The thing with predictions is that they effectively make the tip of the long tail obsolete. It’s more likely that primetime shows will be predicted, since it is quite probable that a viewer will be content with what’s offered. Suggesting less-popular shows is riskier, as the prediction is more likely to go wrong. Instead of watching one primetime show we’ll watch nothing but primetime, as recommended by algorithms.  At least with Netflix’s failed recommendations, it’s possible to find something completely unexpected.

Big Data Dystopia pt 2: Newspapers and web shops join forces

In an earlier post, I discussed the possible implications of banks and insurance companies converging. This post will focus on the convergence of newspapers and web shops.

In a nutshell, a daily newspaper’s greatest assets have usually been its reach and its credibility.

The past 20 years or so, newspaper subscriptions have been declining in most countries. Other media outlets are just as popular as newspapers’ websites, and the reach of newspapers is no longer as dominant as it used to be.

Credibility, however, works differently. Increased competition does not affect credibility negatively. A good review in the New York Times can lift something or someone fairly unknown from the margins to the mainstream.

It’s not news that many newspapers are struggling in the online ad market, even though the market is growing. Google and Facebook dominate, and little suggests that newspapers will be able to compete with the two online ad powerhouses. However, the two have not yet been that successful in sealing the deal; that is, getting people to actually buy products online.

One of Amazon’s greatest feats is doing exactly that.  With the help of its elaborate recommendation system, Amazon recommends products based on previous purchases and browsing history. Amazon’s algorithm can even identify you (and help you on your way) as a potential drug dealer if you choose to buy a certain scale.

What Amazon tries to achieve is increased credibility  through crowdsourcing customer reviews. Still, an anonymous, non-professional customer review is nothing like an article in The Guardian.

In 2013, Amazon owner Jeff Bezos bought the Washington Post. Bezos’ editorial aspirations aside, the move is likely to spur innovative cross-ownership business models. Similarly, Finnish newspaper Helsingin Sanomat has also launched their own web shop, Mitä Saisi Olla.  Although significantly smaller in scale, the message is clear: if online ads fail, online shops might be the answer.

Now, based on innovations in behavioural targeting and automatized tracking of reading patterns online, newspapers have more information on their readers than ever. Not all newspapers track their users of course, but those wishing to remain attractive to advertisers in this day and age should at least consider doing so.
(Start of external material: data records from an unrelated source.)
def conv_igemm_dgrad(dy: torch.Tensor, w2d: torch.Tensor, in_shape, kh: int, kw: int, pad: int, stride: int = 1,
                     out: Optional[torch.Tensor] = None, path: Optional[str] = None,
                     mc: Optional[int] = None, cluster_k: Optional[int] = None) -> Optional[torch.Tensor]:
    n, h, w, c = in_shape
    cout = dy.shape[-1]
    if c % 64 or cout % 64 or w2d.shape[1] != kh * kw * c or not dy.is_contiguous() or not w2d.is_contiguous():
        return None
    kind = _conv_path(path, halo_eligible(kh, kw, stride, pad, cout, h, w, dgrad=True),
                      smallmap_eligible(kh, kw, stride, pad, cout, h, w, dgrad=True) and c % SMALLMAP_BN == 0)
    if kind == "halo":
        dx = out if out is not None else torch.empty((n, h, w, c), dtype=BF16, device=dy.device)
        if not load().conv_halo(dy, w2d, dx, 1, True, mc or halo_cluster(n * h * w), None):
            raise RuntimeError("conv_halo declined a convolution halo_eligible admits")
        return dx
    if kind == "smallmap":
        dx = out if out is not None else torch.empty((n, h, w, c), dtype=BF16, device=dy.device)
        if not load().conv_smallmap(dy, w2d, dx, 1, True, mc or halo_cluster(n * h * w), SMALLMAP_BN, None):
            raise RuntimeError("conv_smallmap declined a convolution smallmap_eligible admits")
        return dx
    if stride == 1:
        M, K = n * h * w, kh * kw * cout
        bn = pick_bn(M, c)
        dx = out if out is not None else torch.empty((n, h, w, c), dtype=BF16, device=dy.device)
        if cluster_k is None:
            cluster_k = pick_cluster_k(M, c, K, bn)
        ok = load().conv_igemm_dgrad(dy, w2d, dx, kh, kw, pad, cluster_k, bn)
        return dx if ok else None
    if stride != 2:
        return None
    ho, wo = dy.shape[1], dy.shape[2]
    classes = conv_s2_dgrad_taps(kh, kw, pad, ho, wo)
    if classes is None:
        return None
    bn = pick_bn(4 * n * ho * wo, c)
    words = [[t | dp << 16 | dq << 24 for t, dp, dq in taps] + [0] * (S2_MAX_TAPS - len(taps)) for taps in classes]
    dx = out if out is not None else torch.empty((n, h, w, c), dtype=BF16, device=dy.device)
    ok = load().conv_igemm_dgrad_s2(dy, w2d, dx, kh, kw, [len(t) for t in classes], [x for ws in words for x in ws], bn)
    return dx if ok else None


def conv_igemm_wgrad_(dy2d: torch.Tensor, x: torch.Tensor, dw2d: torch.Tensor, kh: int, kw: int, stride: int,
                      pad: int, sgd: Optional[dict] = None) -> bool:
    n, h, w, c = x.shape
    cout = dy2d.shape[1]
    if c % 64 or not x.is_contiguous() or not dy2d.is_contiguous() or not dw2d.is_contiguous():
        return False
    ho, wo = conv_out_size(h, kh, stride, pad), conv_out_size(w, kw, stride, pad)
    M, K = n * ho * wo, kh * kw * c
    bn = pick_bn(cout, K)
    split_k = pick_split_k(cout, K, M, bn)
    if sgd is not None and split_k != 1:
        return False
    sg = sgd or {}
    return bool(load().conv_igemm_wgrad(dy2d, x, dw2d, cout, kh, kw, stride, pad, ho, wo, split_k, bn,
                                        sg.get("theta"), sg.get("theta_bf16"), sg.get("momentum"), sg.get("hyper"),
                                        bool(sg.get("nesterov", False)), sg.get("anchor"), sg.get("corr"),
                                        sg.get("adam_v")))


def col2im(col: torch.Tensor, shape: Tuple[int, int, int, int], kh: int, kw: int, stride: int, pad: int,
           ho: int, wo: int) -> torch.Tensor:
    n, h, w, c = shape
    dx = torch.empty(shape, dtype=BF16, device=col.device)
    load().col2im(col, dx, n, h, w, c, kh, kw, stride, pad, ho, wo, col.shape[1])
    return dx


def maxpool(x: torch.Tensor, k: int, stride: int, pad: int) -> Tuple[torch.Tensor, torch.Tensor]:
    n, h, w, c = x.shape
    ho, wo = conv_out_size(h, k, stride, pad), conv_out_size(w, k, stride, pad)
    y = torch.empty((n, ho, wo, c), dtype=BF16, device=x.device)
    arg = torch.empty((n, ho, wo, c), dtype=torch.uint8 if (c % 8 == 0 and k * k <= 255) else torch.int32, device=x.device)
    load().maxpool(x, y, arg, n, h, w, c, k, stride, pad, ho, wo)
    return y, arg
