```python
class AgxNetDesc(ctypes.Structure):
    _fields_ = [("rows", ctypes.c_int), ("cols", ctypes.c_int), ("blocks", ctypes.c_int),
                ("filters", ctypes.c_int), ("in_channels", ctypes.c_int), ("value_hidden", ctypes.c_int),
                ("action_values", ctypes.c_int)]


_shared_torch_runtime = None


def share_torch_hip_runtime():
    global _shared_torch_runtime
    if _shared_torch_runtime is not None:
        return _shared_torch_runtime
    import importlib.util
# ... 227 lines not shown
    c.agx_engine_expand_backup_match.argtypes = [vp, vp]
    c.agx_engine_drain_records.argtypes = [vp, vp, ci, vp, ci, vp, vp]
    c.agx_engine_generate_openings.argtypes = [vp, vp, ci, ctypes.c_uint32, vp, vp]
    c.agx_engine_game_info.argtypes = [vp, ci, ctypes.POINTER(AgxGameInfo), vp, vp, ci]
    c.agx_engine_records.argtypes = [vp, vp, ci, vp, ci, ctypes.POINTER(ci), ctypes.POINTER(ci)]
    c.agx_engine_zobrist.argtypes = [vp, vp, sz]
    c.agx_engine_fetch_records.argtypes = [vp, vp, ci, vp, ci, vp, ci, vp, ci, ctypes.POINTER(AgxRecordCounts), ci]
    c.agx_game_buffer_create.argtypes = [ci, ci, ci, ci, ctypes.POINTER(vp)]
    c.agx_game_buffer_destroy.argtypes = [vp]
    c.agx_game_buffer_clear.argtypes = [vp]
    c.agx_game_buffer_collect.argtypes = [vp, vp, ctypes.POINTER(ci)]
    c.agx_game_buffer_stats.argtypes = [vp, ctypes.POINTER(AgxGameBufferStats)]
    c.agx_game_buffer_game.argtypes = [vp, ci, vp, sz, ctypes.POINTER(sz)]
    c.agx_game_buffer_save.argtypes = [vp, ctypes.c_char_p, ci]
    c.agx_game_buffer_load.argtypes = [vp, ctypes.c_char_p]
    c.agx_game_buffer_take_pending.argtypes = [vp, vp, ci, ci, vp, sz, ctypes.POINTER(sz)]
    c.agx_game_buffer_restore_pending.argtypes = [vp, vp, ci, ci, vp, sz]
    c.agx_game_buffer_forget_engine.argtypes = [vp, vp]
    c.agx_sample_v201_unpack.argtypes = [vp, sz, ci, ci, vp, vp, vp, vp, vp, vp, ctypes.POINTER(sz)]
    c.agx_debug_solve.argtypes = [vp, vp, vp, ci, vp, vp, vp, vp, vp, vp]
    c.agx_debug_new_generation.argtypes = [vp]
    c.agx_debug_solve_nodes.argtypes = [vp, ci, vp]
    c.agx_debug_pattern_state.argtypes = [vp, vp, vp, vp, ci, ci, vp, vp, vp, ci]
    c.agx_host_tables.argtypes = [ci, vp, vp, vp, vp]
    c.agx_make_opening.argtypes = [ci, ci, ctypes.c_uint32, vp]
    c.agx_get_outcome.argtypes = [ci, ci, vp, ci, ci, ci, ci, vp]


class AgxDatasetSample(ctypes.Structure):
    _fields_ = [(n, ctypes.c_int) for n in ["fragment", "game", "sample", "augmentation"]]


class AgxTensorShape(ctypes.Structure):
    _fields_ = [("rank", ctypes.c_int), ("dim", ctypes.c_int * 4)]


BATCH_INPUT_FP16, BATCH_POLICY_VISITS, BATCH_POLICY_VALUES = 1, 2, 4
BATCH_POLICY_FLAGS = {"torch_api": 0, "visits": BATCH_POLICY_VISITS, "values": BATCH_POLICY_VALUES}


class AgxBatchTensors(ctypes.Structure):
    _fields_ = [(n, ctypes.c_void_p) for n in ["input", "features", "policy", "value", "moves_left", "action_values", "action_values_weight"]]


def batch_policy_flag(policy):
    if policy not in BATCH_POLICY_FLAGS:
# ... 161 lines not shown
```

### alphagomoku_amd/csrc/dev_mcts.hpp

```cpp
#ifndef AGX_DEV_MCTS_HPP_
#define AGX_DEV_MCTS_HPP_

#include "dev_solver.hpp"
#include "root_noise.hpp"
#include "symmetry.hpp"

namespace agx
{
	namespace dev
	{
		__device__ __forceinline__ DNode* nodes_of(const EngineDev &E, int g, int arena) { return E.nodes + E.games[g].node_off[arena]; }
		__device__ __forceinline__ DEdge* edges_of(const EngineDev &E, int g, int arena) { return E.edges + E.games[g].edge_off[arena]; }
		__device__ __forceinline__ int* ht_of(const EngineDev &E, int g) { return E.ht + E.games[g].ht_off; }
		__device__ __forceinline__ void use_game_arenas(EngineDev &E, int g)
		{
			E.node_cap = E.games[g].node_cap;
			E.edge_cap = E.games[g].edge_cap;
			E.ht_cap = E.games[g].ht_cap;
		}

		__device__ inline int cache_seek(const EngineDev &E, const DNode *nodes, const int *ht, u64 hash, const u64 *cboard, int sign, int lane)
		{
			const int mask = E.ht_cap - 1;
			int slot = static_cast<int>(hash & static_cast<u64>(mask));
// ... 10 lines not shown
					same = (__ballot(!word_ok) == 0);
				}
				if (same)
					return idx - 1;
				slot = (slot + 1) & mask;
			}
			return -1;
		}
		__device__ __forceinline__ void node_head(DNode &dst, const DNode &src)
		{
			dst.edge_begin = src.edge_begin;
			dst.win = src.win;
			dst.draw = src.draw;
			dst.moves_left = src.moves_left;
			dst.visits = src.visits;
			dst.score = src.score;
			dst.n_edges = src.n_edges;
			dst.depth = src.depth;
			dst.vl = src.vl;
			dst.sign_to_move = src.sign_to_move;
			dst.flags = src.flags;
			dst.hash = src.hash;
		}
		__device__ inline int cache_seek_head(const EngineDev &E, const DNode *nodes, const int *ht, u64 hash, const u64 *cboard, int sign, int lane, DNode &head)
		{
			const int mask = E.ht_cap - 1;
			int slot = static_cast<int>(hash & static_cast<u64>(mask));
			for (int probes = 0; probes < E.ht_cap; probes++)
			{
				const int idx = ht[slot];
				if (idx == 0)
					return -1;
				const DNode &nd = nodes[idx - 1];
				DNode h;
				node_head(h, nd);
				const u64 word = (lane < BWORDS) ? nd.cboard[lane] : 0ull;
				bool same = (h.hash == hash) && (h.sign_to_move == sign);
				if (same)
				{
					const bool word_ok = (lane < BWORDS) ? (word == cboard[lane]) : true;
					same = (__ballot(!word_ok) == 0);
				}
				if (same)
				{
					head = h;
					return idx - 1;
				}
				slot = (slot + 1) & mask;
			}
			return -1;
		}
		__device__ inline void cache_insert(const EngineDev &E, int *ht, u64 hash, int node)
		{
// ... 17 lines not shown

		__device__ __forceinline__ unsigned long long symmetry_mix(unsigned long long z)
		{
			z += 0x9E3779B97F4A7C15ull;
			z = (z ^ (z >> 30)) * 0xBF58476D1CE4E5B9ull;
			z = (z ^ (z >> 27)) * 0x94D049BB133111EBull;
			return z ^ (z >> 31);
		}

		__device__ __forceinline__ void wave_argmax(float &value, int &index)
		{
			const uint32_t bits = __float_as_uint(value);
			const uint32_t key = (bits & 0x80000000u) ? ~bits : (bits | 0x80000000u);
			const uint32_t best = wave_reduce_umax(key);
			const uint32_t mine = (key == best) ? (0x7FFFFFFFu - static_cast<uint32_t>(index)) : 0u;
			index = static_cast<int>(0x7FFFFFFFu - wave_reduce_umax(mine));
			value = __uint_as_float((best & 0x80000000u) ? (best & 0x7FFFFFFFu) : ~best);
		}
		__device__ __forceinline__ uint32_t wave_max_u32(uint32_t v)
		{
			return wave_reduce_umax(v);
		}

		__device__ inline int select_edge(const EngineDev &E, const DNode &nd, const DEdge *edges, int lane, unsigned long long &edge_reads, const float *noisy_priors)
		{
			const int total = nd.visits + nd.vl;
			float c_puct = E.c_puct;
			if (E.c_scale != 0.0f)
				c_puct = static_cast<float>(static_cast<double>(E.c_puct) + static_cast<double>(E.c_scale) * det_log(static_cast<double>(total)));
			const float parent_sqrt_visit = static_cast<float>(static_cast<double>(c_puct) * sqrt(static_cast<double>(total)));
			float initial_q = 0.0f;
			if (E.init_to == 1)
				initial_q = nd.win + 0.5f * nd.draw;
			else if (E.init_to == 2)
				initial_q = 0.5f;

			float best_value = -3.402823466e+38f;
			int best = 0x7FFFFFFF;
			for (int i = lane; i < nd.n_edges; i += 64)
			{
				const DEdge e = edges[nd.edge_begin + i];
				float value;
				switch (s_pv(e.score))
				{
					case 0:
						value = -1000.0f + s_distance(e.score);
						break;
					case 1:
						value = 0.5f;
						break;
					case 3:
						value = +1000.0f - s_distance(e.score);
						break;
					default:
					{
						const int vl = e.flag_vl & 0x7FFF;
						const bool being_expanded = (e.flag_vl & 0x8000u) != 0;
						const float visits = 1.0e-8f + e.visits;
						const float virtual_loss = static_cast<float>(vl);
						const float vl_factor = visits / (visits + virtual_loss);
						const float expectation = e.win + 0.5f * e.draw;
						float Q;
						if (E.init_to == 0)
							Q = being_expanded ? -1000.0f : expectation * vl_factor;
						else
						{
							Q = initial_q;
							if (being_expanded)
								Q = -1000.0f;
							else if (e.visits > 0)
								Q = expectation * vl_factor;
						}
						const float prior = (noisy_priors != nullptr) ? noisy_priors[i] : e.prior;
						const float U = prior * parent_sqrt_visit / (1.0f + e.visits + vl);
						value = Q + U;
						break;
					}
				}
				if (value > best_value)
				{
					best_value = value;
					best = i;
				}
			}
			edge_reads += nd.n_edges;
			wave_argmax(best_value, best);
			return nd.edge_begin + best;
		}

		__device__ inline void correct_information_leak(DNode *nodes, DEdge *edges, const DTask &t, int path_len, int final_node, int lane)
		{
			float child_win = nodes[final_node].win, child_draw = nodes[final_node].draw;
			uint32_t child_score = nodes[final_node].score;
			for (int i = path_len - 1; i >= 0; i--)
			{
				const int node = t.path_node[i], e = t.path_edge[i];
				DNode nd;
				node_head(nd, nodes[node]);
				DEdge ed = edges[e];
				const float cw = ed.win, cd = ed.draw;
				const float tw = 1.0f - (child_win + child_draw), td = child_draw;
				const float scale = static_cast<float>(ed.visits) / static_cast<float>(nd.visits);
				const float nw = nd.win + (tw - cw) * scale, ndr = nd.draw + (td - cd) * scale;
				ed.win = tw;
				ed.draw = td;
				nd.win = nw;
				nd.draw = ndr;
				const uint32_t new_score = s_invert_up(child_score);
				ed.score = static_cast<uint16_t>(new_score);
				uint32_t result = 0;
// ... 41 lines not shown
```

### alphagomoku_amd/csrc/engine.hip

```cpp
#include "agx_internal.hpp"
#include "engine_types.hpp"
#include "dev_mcts.hpp"
#include "tables_host.hpp"
#include "renju_static.hpp"
#include "root_noise.hpp"
#include "sample_v201.hpp"

#include <vector>
#include <thread>
#include <chrono>
#include <mutex>
#include <cstring>
#include <algorithm>

using namespace agx;
using namespace agx::dev;
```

A third asset for newspapers has emerged: Deep knowledge about reading patterns can tell as much or even more than a person’s  Google search history. The articles we read, how much time we spend reading them and whether we recommend them to our peers are essential for understanding not only who we are but also who we strive to be.

This could lead to at least two outcomes. First, reviews and product benchmarks might be published alongside convenient links to the web store. A great book review can be the catalyst for a spontaneous one-click-buy.

Second, data on reading patterns can be  compared to consumption history, creating an even clearer picture of consumer interests. The web shop is no longer fully dependent on browsing history but can also rely on actual information on  consumers’ interests. Similarly, the newspaper can not only speculate on its readers’ consumption patterns, but actually convince advertisers that they know exactly what products their readers will buy.

The crux is  that such actions might damage the newspaper’s reputation. Let’s hope that the newspapers won’t be reduced to mere barkers for web shops.